14:332:411 ELECTRICAL ENERGY CONVERSION (3) Principles of converting electrical energy into mechanical energy, and the reverse, via electromagnetic field interaction. Identification of different machines and their applications, understand machine-operating principles, and analyze key characteristics. Understanding of magnetic and thermal constraints. Prerequisites: 14:332:221-222.
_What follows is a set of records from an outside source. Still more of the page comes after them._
+const PadTables* pad_tables_for(davo_ctx* c, int li, int NB, int Hout, int Wout, int Hin, int Win, int pad_t, int pad_l, int rate, int* rc) {
+    *rc = DAVO_OK;
+    const std::vector<int> key = {li, NB, Hout, Wout, Hin, Win, pad_t, pad_l, rate};
+    auto it = c->pad_tables.find(key);
+    if (it != c->pad_tables.end()) return it->second.row_pixel ? &it->second : nullptr;
+    PadTables t;
+    std::vector<int32_t> rows;
+    if (!pad_class_tables(NB, Hout, Wout, Hin, Win, pad_t, pad_l, rate, BM, &rows, &t.host_taps)) {
+        c->pad_tables[key] = PadTables();
+        return nullptr;
+    }
+    auto upload = [&](void** dev, const void* src, size_t bytes) {
+        if (hipMalloc(dev, bytes) != hipSuccess) { *dev = nullptr; return false; }
+        return hipMemcpy(*dev, src, bytes, hipMemcpyHostToDevice) == hipSuccess;
+    };
+    if (!upload(reinterpret_cast<void**>(&t.row_pixel), rows.data(), rows.size() * sizeof(int32_t)) ||
+        !upload(reinterpret_cast<void**>(&t.tile_taps), t.host_taps.data(), t.host_taps.size() * sizeof(uint16_t))) {
+        if (t.row_pixel) (void)hipFree(t.row_pixel);
+        if (t.tile_taps) (void)hipFree(t.tile_taps);
+        *rc = fail(c, DAVO_ERR_HIP, "pad-class tables of layer %d: %s", li, hipGetErrorString(hipGetLastError()));
+        return nullptr;
+    }
+    return &(c->pad_tables[key] = std::move(t));
+}
+
+const int* tile_order_pc(davo_ctx* c, int li, int mtile0, int mtiles, int ntiles_n, int M, int Hout, int Wout, const PadTables& t) {
+    if (!c->opt_skip_order) return nullptr;
+    const std::vector<int> key = {li, 100, BM, mtile0, mtiles, ntiles_n, M, Hout, Wout};
+    auto it = c->tile_orders.find(key);
+    if (it != c->tile_orders.end()) return it->second;
+    bool uniform = true;
+    for (int m = 1; m < mtiles; ++m) uniform = uniform && tap_count(t.host_taps[mtile0 + m]) == tap_count(t.host_taps[mtile0]);
+    int* dev = nullptr;
+    if (!uniform) {
+        std::vector<int> order;
+        pad_class_tile_order(t.host_taps.data(), mtile0, mtiles, ntiles_n, &order);
+        if (hipMalloc(reinterpret_cast<void**>(&dev), order.size() * sizeof(int)) != hipSuccess ||
+            hipMemcpy(dev, order.data(), order.size() * sizeof(int), hipMemcpyHostToDevice) != hipSuccess) {
+            if (dev) (void)hipFree(dev);
+            dev = nullptr;
+            (void)hipGetLastError();
+        }
+    }
+    c->tile_orders[key] = dev;
+    return dev;
+}
+
 int slot_scratch(davo_ctx* c, const Run& run, float** buf, size_t* floats, size_t need, float** region, size_t extra_bytes = 0) {
     if (need > *floats) {
         if (*buf) { int rs = sync_all_slots(c); if (rs) return rs; HIP_TRY(c, hipFree(*buf)); *buf = nullptr; }
@@ -146,7 +194,15 @@
         if (pose_mt) *pose_mt = mtiles;
     }
     c->last_plan[li][0] = c->last_plan[li][1] = 0; c->last_split[li] = 1;
+    const PadTables* pc = nullptr;
+    if (li >= 3 && li <= 5 && ((c->opt_pad_classes >> (li - 3)) & 1) && L.KS == 3 && L.stride == 1 && L.cin_log2 >= 5 && L.groups == 1 && !fuse_pose && !c->opt_f32_n256) {
+        int rc = DAVO_OK;
+        pc = pad_tables_for(c, li, NB, Ho, Wo, Hin, Win, pt, pl, L.rate, &rc);
+        if (rc) return rc;
+        if (pc) { p.row_pixel = pc->row_pixel; p.tile_taps = pc->tile_taps; }
+    }
     auto order_for = [&](const Launch& l, int ntn) {
+        if (pc) return tile_order_pc(c, li, l.mtile0, l.mtiles, ntn, p.M, Ho, Wo, *pc);
         return (L.KS == 3 && L.cin_log2 >= 5) ? tile_order_for(c, li, 0, BM, l.mtile0, l.mtiles, ntn, p.M, Ho, Wo, Hin, L.stride, pt, L.rate) : nullptr;
     };
     if (c->opt_f32_n256 && (li == 4 || li == 5) && L.npad == 256 && L.groups == 1 && !fuse_pose && mtiles >= c->ncu) {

14:440:222 ENGINEERING MECHANICS: DYNAMICS (3) Kinematics of particles and rigid bodies; rectangular, path, and polar descriptions. Relative motion. Kinetics of particles, particle systems, and rigid bodies; equations of motion, principles of work and energy, linear and angular impulse and momentum. Impact. Prerequisites: 14:440:221, 01:640:152, 01:750:124. Corequisite: 01:640:251.
14:650:312 FLUID MECHANICS (3) Control volume concepts of mass, momentum, and energy transport. Hydrostatics, Euler's equations, potential flow, Navier Stokes equations, turbulence, and boundary layer theory. Prerequisite: 01:640:244.
14:650:342 DESIGN OF MECHANICAL COMPONENTS (3) Design philosophy; stress and deflection analysis; energy methods; theories of failure; fatigue; bearings; design of such mechanical elements as springs, weldments, and gears. Prerequisites: 14:650:291, 14:440:222.
14:650:474 SOLAR THERMAL ENERGY COLLECTION AND STORAGE (3) Introduction to the design and theory of systems that employ solar thermal energy as a replacement for fossil fuel energy used in buildings and homes. Design project. Open only to senior engineering or physical sciences majors.
14:650:485 TOPICS IN MECHANICAL ENGINEERING (3) One or two topics of current importance and interest studied intensively. Topic examples: acoustics, combustion, energy conversion, refrigeration, urban engineering, and propulsion. Open only to senior mechanical engineering majors.